EXERCISE BRIEF:
Among the entries below, take the line with "-17,6 +18,7 @@" and the line with "net = self.model.net", and output them and every line between them exactly, with nothing else.
··· SUPPLIED RECORDS
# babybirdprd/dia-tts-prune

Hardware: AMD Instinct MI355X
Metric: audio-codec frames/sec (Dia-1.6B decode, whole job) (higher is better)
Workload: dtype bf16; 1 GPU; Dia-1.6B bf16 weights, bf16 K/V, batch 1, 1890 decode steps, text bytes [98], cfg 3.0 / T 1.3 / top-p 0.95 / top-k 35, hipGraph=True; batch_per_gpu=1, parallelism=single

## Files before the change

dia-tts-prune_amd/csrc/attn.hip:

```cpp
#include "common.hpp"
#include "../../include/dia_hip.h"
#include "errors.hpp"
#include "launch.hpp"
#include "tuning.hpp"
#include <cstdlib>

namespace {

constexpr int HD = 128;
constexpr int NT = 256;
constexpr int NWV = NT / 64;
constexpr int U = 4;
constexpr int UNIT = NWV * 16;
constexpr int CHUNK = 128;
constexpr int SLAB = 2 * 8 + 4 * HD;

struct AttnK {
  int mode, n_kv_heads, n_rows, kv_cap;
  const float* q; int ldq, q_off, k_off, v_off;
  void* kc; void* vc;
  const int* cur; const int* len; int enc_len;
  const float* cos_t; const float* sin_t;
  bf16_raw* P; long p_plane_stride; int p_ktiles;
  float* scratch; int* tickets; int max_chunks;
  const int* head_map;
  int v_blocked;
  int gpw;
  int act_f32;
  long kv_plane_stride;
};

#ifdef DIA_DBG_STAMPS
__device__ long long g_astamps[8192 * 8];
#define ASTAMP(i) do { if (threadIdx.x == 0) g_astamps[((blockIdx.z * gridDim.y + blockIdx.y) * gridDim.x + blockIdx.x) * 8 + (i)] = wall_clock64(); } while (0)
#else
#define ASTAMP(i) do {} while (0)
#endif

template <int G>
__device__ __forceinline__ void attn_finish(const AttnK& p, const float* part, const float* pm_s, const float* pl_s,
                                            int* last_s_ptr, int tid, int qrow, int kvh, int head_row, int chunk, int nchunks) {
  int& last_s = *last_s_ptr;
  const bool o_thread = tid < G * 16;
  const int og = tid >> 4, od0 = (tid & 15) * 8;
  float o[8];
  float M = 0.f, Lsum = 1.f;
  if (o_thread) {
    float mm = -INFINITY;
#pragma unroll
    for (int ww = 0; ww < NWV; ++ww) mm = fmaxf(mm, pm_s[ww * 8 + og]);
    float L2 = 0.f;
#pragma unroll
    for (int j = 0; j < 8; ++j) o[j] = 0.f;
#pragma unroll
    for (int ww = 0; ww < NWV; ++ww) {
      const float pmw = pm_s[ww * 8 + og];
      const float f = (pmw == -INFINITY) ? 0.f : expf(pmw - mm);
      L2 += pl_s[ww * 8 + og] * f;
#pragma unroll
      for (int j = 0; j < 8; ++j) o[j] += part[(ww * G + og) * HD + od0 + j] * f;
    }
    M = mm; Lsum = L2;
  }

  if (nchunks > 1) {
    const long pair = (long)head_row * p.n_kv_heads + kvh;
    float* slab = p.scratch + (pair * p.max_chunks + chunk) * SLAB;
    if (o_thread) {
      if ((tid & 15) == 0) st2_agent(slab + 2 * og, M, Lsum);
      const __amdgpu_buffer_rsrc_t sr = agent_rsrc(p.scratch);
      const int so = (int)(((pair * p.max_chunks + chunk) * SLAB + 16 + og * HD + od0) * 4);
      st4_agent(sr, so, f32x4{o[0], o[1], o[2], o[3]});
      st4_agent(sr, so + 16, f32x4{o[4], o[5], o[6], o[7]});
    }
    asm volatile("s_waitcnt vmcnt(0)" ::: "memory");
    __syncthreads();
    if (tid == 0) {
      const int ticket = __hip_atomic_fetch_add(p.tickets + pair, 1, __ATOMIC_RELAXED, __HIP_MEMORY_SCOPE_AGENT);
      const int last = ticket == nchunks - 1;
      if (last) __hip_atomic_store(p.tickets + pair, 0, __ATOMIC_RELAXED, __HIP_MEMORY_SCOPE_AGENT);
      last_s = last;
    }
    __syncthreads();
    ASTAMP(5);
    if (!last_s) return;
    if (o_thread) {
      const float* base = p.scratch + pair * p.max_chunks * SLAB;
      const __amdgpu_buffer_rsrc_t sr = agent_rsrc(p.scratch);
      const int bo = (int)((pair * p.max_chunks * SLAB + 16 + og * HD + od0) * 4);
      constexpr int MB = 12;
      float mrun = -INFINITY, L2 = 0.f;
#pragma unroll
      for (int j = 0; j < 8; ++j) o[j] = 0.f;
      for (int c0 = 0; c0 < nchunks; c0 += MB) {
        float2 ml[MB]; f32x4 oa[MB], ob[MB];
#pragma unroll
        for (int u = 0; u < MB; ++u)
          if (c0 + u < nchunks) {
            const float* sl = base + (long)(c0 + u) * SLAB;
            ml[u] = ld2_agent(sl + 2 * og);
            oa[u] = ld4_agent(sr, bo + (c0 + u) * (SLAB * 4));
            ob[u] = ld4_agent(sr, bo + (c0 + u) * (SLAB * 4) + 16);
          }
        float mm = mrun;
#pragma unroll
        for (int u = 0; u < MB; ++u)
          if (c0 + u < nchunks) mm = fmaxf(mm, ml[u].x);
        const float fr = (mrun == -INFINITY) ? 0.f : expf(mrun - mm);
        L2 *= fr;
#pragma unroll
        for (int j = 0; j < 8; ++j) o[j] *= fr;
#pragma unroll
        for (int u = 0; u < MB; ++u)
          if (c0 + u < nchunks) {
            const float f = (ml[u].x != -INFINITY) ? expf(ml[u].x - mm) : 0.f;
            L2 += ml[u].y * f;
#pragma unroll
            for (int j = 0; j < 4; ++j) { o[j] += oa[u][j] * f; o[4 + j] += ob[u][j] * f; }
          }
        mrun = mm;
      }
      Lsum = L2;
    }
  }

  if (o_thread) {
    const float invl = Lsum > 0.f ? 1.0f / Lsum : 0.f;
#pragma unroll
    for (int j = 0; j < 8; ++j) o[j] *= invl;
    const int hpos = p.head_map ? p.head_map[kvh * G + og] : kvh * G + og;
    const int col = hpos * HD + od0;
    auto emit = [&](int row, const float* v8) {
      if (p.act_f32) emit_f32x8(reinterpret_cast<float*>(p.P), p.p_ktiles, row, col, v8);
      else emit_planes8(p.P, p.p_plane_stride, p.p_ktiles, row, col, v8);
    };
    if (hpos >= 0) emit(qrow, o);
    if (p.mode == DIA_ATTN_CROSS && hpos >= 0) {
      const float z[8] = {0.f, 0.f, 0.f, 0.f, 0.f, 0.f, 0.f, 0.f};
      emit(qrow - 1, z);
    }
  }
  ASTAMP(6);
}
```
······
··· SUPPLIED RECORDS
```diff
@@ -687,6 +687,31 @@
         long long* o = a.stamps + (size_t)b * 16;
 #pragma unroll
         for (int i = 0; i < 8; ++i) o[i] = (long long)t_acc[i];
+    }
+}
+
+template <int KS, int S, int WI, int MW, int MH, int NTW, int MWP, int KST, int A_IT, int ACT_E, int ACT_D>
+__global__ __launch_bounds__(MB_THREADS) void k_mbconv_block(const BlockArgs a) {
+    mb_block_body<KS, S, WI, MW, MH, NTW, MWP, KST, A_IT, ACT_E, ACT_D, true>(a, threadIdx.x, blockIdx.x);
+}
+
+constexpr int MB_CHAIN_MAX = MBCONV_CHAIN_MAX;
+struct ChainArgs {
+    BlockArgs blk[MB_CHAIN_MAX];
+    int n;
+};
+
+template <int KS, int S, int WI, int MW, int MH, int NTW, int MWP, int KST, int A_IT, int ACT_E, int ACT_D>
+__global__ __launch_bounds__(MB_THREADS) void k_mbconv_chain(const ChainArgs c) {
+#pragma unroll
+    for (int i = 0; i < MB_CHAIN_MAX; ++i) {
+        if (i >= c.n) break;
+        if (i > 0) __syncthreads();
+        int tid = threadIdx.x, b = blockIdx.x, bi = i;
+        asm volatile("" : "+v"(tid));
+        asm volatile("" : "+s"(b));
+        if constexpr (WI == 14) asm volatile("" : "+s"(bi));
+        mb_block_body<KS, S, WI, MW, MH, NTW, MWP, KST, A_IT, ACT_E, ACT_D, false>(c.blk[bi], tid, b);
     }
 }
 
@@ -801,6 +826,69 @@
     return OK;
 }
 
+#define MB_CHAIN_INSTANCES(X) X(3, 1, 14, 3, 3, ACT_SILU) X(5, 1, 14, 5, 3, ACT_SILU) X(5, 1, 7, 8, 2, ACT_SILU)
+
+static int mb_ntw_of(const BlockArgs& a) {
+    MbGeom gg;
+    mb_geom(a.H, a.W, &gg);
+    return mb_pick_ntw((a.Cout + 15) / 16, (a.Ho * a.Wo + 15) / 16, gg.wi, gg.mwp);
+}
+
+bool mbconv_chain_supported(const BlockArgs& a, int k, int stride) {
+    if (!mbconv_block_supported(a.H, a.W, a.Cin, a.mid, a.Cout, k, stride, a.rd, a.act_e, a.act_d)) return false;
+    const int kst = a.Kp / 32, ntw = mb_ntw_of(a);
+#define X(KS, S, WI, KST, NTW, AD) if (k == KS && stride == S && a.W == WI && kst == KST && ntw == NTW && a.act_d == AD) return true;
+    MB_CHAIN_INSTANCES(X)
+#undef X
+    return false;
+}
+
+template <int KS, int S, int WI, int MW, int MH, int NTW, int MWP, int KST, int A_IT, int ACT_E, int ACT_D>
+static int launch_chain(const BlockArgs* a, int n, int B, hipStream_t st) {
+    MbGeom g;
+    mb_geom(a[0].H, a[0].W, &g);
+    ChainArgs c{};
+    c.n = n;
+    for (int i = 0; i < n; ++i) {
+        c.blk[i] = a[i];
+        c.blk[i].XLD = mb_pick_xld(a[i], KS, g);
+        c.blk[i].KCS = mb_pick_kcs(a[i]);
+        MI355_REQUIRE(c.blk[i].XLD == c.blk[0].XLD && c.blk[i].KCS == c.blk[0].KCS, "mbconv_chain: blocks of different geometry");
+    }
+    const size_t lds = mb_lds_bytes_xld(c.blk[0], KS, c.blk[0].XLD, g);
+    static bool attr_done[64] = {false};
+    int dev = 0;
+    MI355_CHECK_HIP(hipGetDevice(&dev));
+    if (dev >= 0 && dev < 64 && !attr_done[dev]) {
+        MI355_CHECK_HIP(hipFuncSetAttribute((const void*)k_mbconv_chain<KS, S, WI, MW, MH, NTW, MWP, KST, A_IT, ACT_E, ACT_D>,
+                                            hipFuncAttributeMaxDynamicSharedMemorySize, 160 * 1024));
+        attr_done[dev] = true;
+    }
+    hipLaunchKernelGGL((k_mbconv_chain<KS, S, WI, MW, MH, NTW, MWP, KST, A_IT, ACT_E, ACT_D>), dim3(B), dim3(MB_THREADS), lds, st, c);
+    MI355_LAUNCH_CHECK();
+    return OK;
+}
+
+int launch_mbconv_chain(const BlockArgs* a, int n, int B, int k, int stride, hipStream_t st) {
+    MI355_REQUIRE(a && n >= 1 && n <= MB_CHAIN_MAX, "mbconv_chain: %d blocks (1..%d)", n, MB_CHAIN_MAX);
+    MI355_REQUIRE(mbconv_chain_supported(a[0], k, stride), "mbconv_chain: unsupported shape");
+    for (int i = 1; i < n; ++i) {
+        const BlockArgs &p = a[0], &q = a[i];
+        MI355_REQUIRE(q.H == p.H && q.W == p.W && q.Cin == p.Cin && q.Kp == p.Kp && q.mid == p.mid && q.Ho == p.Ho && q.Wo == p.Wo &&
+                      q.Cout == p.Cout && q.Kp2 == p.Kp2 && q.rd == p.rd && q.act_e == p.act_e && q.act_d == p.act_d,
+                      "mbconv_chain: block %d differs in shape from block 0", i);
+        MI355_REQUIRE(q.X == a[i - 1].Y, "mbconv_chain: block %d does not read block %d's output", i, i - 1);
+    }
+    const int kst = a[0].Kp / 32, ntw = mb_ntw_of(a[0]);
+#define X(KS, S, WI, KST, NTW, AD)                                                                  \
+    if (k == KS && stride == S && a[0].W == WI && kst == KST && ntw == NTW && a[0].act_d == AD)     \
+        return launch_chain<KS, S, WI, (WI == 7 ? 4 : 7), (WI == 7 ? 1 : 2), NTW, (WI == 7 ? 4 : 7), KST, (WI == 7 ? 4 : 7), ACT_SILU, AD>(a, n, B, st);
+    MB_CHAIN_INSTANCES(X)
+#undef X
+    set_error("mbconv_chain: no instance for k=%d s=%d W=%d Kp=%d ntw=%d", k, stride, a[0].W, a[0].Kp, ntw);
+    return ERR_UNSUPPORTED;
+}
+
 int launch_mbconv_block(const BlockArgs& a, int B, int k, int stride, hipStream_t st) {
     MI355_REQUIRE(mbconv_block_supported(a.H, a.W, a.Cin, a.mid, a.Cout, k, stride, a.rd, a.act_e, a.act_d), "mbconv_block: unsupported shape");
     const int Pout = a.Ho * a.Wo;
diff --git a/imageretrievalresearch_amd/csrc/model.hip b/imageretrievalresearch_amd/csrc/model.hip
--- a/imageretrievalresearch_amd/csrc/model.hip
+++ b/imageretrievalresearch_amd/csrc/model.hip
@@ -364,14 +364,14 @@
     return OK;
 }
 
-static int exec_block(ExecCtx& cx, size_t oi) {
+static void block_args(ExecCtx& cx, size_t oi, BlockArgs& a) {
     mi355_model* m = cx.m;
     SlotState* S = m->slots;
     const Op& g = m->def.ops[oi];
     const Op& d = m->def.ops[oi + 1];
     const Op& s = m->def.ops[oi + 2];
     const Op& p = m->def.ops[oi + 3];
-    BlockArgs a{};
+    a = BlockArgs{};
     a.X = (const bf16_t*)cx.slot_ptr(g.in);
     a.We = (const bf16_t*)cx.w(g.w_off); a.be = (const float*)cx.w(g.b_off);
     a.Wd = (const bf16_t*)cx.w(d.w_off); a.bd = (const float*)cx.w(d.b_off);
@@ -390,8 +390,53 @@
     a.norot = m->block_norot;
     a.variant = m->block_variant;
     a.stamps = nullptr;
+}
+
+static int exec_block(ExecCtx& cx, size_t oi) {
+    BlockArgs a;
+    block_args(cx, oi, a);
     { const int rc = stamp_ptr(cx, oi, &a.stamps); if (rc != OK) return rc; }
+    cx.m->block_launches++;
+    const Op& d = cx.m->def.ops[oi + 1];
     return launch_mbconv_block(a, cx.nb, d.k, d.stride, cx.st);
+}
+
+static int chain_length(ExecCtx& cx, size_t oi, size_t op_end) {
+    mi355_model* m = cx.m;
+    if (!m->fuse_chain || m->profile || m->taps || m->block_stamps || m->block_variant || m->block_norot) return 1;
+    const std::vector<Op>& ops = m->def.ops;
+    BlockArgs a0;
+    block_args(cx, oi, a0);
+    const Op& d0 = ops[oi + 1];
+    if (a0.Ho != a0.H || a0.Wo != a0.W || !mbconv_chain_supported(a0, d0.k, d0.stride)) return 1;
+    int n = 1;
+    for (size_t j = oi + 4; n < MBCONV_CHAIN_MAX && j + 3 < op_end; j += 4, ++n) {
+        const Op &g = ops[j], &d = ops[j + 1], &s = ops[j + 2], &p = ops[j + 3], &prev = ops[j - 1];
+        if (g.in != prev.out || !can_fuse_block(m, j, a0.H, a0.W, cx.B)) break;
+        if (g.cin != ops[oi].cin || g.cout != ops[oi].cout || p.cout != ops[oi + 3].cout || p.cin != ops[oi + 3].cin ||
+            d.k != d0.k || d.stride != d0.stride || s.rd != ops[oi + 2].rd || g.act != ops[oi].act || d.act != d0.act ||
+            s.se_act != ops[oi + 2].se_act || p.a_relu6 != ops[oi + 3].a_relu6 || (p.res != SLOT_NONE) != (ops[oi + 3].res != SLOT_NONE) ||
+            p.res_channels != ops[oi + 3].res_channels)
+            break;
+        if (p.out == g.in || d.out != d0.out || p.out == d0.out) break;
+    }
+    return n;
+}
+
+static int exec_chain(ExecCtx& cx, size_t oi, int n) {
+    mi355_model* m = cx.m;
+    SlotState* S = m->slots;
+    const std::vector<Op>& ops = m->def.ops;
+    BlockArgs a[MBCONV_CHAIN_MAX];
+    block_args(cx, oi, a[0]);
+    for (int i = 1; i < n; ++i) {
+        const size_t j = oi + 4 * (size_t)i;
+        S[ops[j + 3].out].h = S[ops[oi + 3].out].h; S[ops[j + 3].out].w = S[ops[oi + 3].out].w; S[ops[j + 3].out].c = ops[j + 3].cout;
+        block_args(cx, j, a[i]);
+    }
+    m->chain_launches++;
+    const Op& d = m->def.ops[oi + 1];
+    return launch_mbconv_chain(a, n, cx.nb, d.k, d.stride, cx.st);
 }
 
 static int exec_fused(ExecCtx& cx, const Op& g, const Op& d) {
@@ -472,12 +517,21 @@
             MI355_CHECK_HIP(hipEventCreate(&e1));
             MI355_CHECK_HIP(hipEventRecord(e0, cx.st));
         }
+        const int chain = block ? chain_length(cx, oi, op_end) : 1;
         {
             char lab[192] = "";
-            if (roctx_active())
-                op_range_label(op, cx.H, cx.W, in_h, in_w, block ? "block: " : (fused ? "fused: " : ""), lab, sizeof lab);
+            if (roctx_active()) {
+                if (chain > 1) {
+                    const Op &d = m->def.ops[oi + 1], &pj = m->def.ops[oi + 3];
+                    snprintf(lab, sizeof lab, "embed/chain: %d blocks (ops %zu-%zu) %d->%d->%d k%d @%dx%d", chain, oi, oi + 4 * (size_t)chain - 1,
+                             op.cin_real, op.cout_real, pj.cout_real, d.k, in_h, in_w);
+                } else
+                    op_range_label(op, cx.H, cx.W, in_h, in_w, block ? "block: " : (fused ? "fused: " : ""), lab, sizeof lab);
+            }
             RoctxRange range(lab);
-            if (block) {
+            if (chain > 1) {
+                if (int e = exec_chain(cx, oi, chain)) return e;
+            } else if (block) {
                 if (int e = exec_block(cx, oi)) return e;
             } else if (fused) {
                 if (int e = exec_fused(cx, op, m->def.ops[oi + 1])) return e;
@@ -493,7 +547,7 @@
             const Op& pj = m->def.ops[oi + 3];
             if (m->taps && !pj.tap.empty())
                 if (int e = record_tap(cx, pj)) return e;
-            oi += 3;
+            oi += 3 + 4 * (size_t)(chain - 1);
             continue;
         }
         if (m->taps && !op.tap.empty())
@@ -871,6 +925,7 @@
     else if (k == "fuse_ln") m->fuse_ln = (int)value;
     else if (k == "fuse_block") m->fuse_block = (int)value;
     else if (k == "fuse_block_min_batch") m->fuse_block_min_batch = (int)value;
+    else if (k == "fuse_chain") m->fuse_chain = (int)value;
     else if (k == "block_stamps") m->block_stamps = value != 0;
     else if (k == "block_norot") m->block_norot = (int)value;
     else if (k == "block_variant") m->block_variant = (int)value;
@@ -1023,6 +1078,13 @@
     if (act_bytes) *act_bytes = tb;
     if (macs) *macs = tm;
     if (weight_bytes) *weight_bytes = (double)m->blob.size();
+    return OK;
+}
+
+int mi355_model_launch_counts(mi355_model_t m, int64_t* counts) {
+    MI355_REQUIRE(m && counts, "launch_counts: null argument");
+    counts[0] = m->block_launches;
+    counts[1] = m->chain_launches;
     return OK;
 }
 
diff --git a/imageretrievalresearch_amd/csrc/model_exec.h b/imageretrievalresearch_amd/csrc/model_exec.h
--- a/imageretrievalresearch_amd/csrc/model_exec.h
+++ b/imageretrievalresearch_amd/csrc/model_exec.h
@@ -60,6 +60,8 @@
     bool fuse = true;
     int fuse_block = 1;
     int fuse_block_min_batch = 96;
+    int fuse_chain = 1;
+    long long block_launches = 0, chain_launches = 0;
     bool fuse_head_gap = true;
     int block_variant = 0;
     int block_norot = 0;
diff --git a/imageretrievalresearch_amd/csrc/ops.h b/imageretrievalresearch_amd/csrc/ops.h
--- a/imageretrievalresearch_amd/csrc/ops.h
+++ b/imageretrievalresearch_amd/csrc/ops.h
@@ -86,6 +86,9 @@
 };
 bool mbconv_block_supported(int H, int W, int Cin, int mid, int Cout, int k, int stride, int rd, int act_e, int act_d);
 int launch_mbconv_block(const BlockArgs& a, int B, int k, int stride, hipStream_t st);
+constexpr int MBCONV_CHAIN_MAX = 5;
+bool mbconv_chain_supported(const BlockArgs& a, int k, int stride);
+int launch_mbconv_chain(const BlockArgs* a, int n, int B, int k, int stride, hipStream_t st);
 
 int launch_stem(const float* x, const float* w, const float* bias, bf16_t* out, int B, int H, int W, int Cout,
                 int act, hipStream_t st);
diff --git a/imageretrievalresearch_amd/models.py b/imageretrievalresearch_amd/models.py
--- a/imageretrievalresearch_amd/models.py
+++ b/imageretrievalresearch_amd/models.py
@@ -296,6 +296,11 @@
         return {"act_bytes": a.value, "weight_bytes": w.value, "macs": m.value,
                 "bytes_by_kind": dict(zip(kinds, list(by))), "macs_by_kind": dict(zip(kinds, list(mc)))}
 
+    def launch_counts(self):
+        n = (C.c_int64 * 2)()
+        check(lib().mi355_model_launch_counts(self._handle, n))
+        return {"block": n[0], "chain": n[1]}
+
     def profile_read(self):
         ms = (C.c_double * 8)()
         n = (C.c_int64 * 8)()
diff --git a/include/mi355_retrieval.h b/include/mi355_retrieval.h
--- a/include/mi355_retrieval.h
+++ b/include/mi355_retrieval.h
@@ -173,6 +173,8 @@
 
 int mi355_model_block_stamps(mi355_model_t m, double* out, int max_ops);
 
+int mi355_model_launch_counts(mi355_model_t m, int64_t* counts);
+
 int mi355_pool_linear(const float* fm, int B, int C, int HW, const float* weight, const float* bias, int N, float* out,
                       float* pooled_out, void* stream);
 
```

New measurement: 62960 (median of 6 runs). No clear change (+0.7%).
······
··· SUPPLIED RECORDS
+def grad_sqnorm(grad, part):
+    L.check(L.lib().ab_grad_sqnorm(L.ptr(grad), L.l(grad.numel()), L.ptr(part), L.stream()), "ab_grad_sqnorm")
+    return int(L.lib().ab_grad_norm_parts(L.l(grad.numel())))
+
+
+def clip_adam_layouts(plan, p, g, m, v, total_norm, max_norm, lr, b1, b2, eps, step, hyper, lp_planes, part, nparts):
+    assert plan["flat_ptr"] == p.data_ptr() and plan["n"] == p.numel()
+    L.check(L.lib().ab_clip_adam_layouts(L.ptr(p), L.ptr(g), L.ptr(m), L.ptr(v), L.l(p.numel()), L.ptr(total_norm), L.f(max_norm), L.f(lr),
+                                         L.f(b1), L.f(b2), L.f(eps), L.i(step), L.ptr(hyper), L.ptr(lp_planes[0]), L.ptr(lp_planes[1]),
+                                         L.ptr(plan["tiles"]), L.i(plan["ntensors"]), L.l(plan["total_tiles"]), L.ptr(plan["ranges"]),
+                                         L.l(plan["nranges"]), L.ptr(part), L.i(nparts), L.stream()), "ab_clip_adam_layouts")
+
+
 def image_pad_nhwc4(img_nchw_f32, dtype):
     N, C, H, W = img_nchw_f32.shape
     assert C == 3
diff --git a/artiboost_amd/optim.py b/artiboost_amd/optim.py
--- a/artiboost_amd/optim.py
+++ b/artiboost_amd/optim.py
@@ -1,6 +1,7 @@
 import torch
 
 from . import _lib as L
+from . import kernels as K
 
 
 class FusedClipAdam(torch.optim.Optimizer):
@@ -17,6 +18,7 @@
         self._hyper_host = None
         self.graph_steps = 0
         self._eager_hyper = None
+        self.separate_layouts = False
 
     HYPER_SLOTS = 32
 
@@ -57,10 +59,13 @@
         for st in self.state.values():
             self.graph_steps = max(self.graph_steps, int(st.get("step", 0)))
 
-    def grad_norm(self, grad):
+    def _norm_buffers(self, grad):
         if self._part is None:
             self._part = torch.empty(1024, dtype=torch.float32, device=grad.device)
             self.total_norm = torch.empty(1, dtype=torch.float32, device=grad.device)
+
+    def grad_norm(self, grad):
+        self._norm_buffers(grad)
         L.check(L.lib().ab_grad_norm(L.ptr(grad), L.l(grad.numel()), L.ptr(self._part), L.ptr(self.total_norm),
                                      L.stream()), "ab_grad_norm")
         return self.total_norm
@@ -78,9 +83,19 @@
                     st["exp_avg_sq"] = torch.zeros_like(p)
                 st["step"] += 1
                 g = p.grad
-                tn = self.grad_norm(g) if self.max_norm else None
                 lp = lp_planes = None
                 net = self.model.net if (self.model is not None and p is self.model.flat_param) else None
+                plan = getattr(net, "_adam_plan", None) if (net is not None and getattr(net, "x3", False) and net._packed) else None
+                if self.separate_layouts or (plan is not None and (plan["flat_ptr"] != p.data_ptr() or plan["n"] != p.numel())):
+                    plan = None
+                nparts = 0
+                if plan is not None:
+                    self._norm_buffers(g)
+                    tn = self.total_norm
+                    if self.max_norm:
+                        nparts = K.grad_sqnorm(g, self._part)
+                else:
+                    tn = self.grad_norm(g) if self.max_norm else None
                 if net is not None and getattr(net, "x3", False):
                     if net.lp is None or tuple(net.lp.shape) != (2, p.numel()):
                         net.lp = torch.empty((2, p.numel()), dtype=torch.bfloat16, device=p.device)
······
EXERCISE OUTPUT:
@@ -17,6 +18,7 @@
         self._hyper_host = None
         self.graph_steps = 0
         self._eager_hyper = None
+        self.separate_layouts = False
 
     HYPER_SLOTS = 32
 
@@ -57,10 +59,13 @@
         for st in self.state.values():
             self.graph_steps = max(self.graph_steps, int(st.get("step", 0)))
 
-    def grad_norm(self, grad):
+    def _norm_buffers(self, grad):
         if self._part is None:
             self._part = torch.empty(1024, dtype=torch.float32, device=grad.device)
             self.total_norm = torch.empty(1, dtype=torch.float32, device=grad.device)
+
+    def grad_norm(self, grad):
+        self._norm_buffers(grad)
         L.check(L.lib().ab_grad_norm(L.ptr(grad), L.l(grad.numel()), L.ptr(self._part), L.ptr(self.total_norm),
                                      L.stream()), "ab_grad_norm")
         return self.total_norm
@@ -78,9 +83,19 @@
                     st["exp_avg_sq"] = torch.zeros_like(p)
                 st["step"] += 1
                 g = p.grad
-                tn = self.grad_norm(g) if self.max_norm else None
                 lp = lp_planes = None
                 net = self.model.net if (self.model is not None and p is self.model.flat_param) else None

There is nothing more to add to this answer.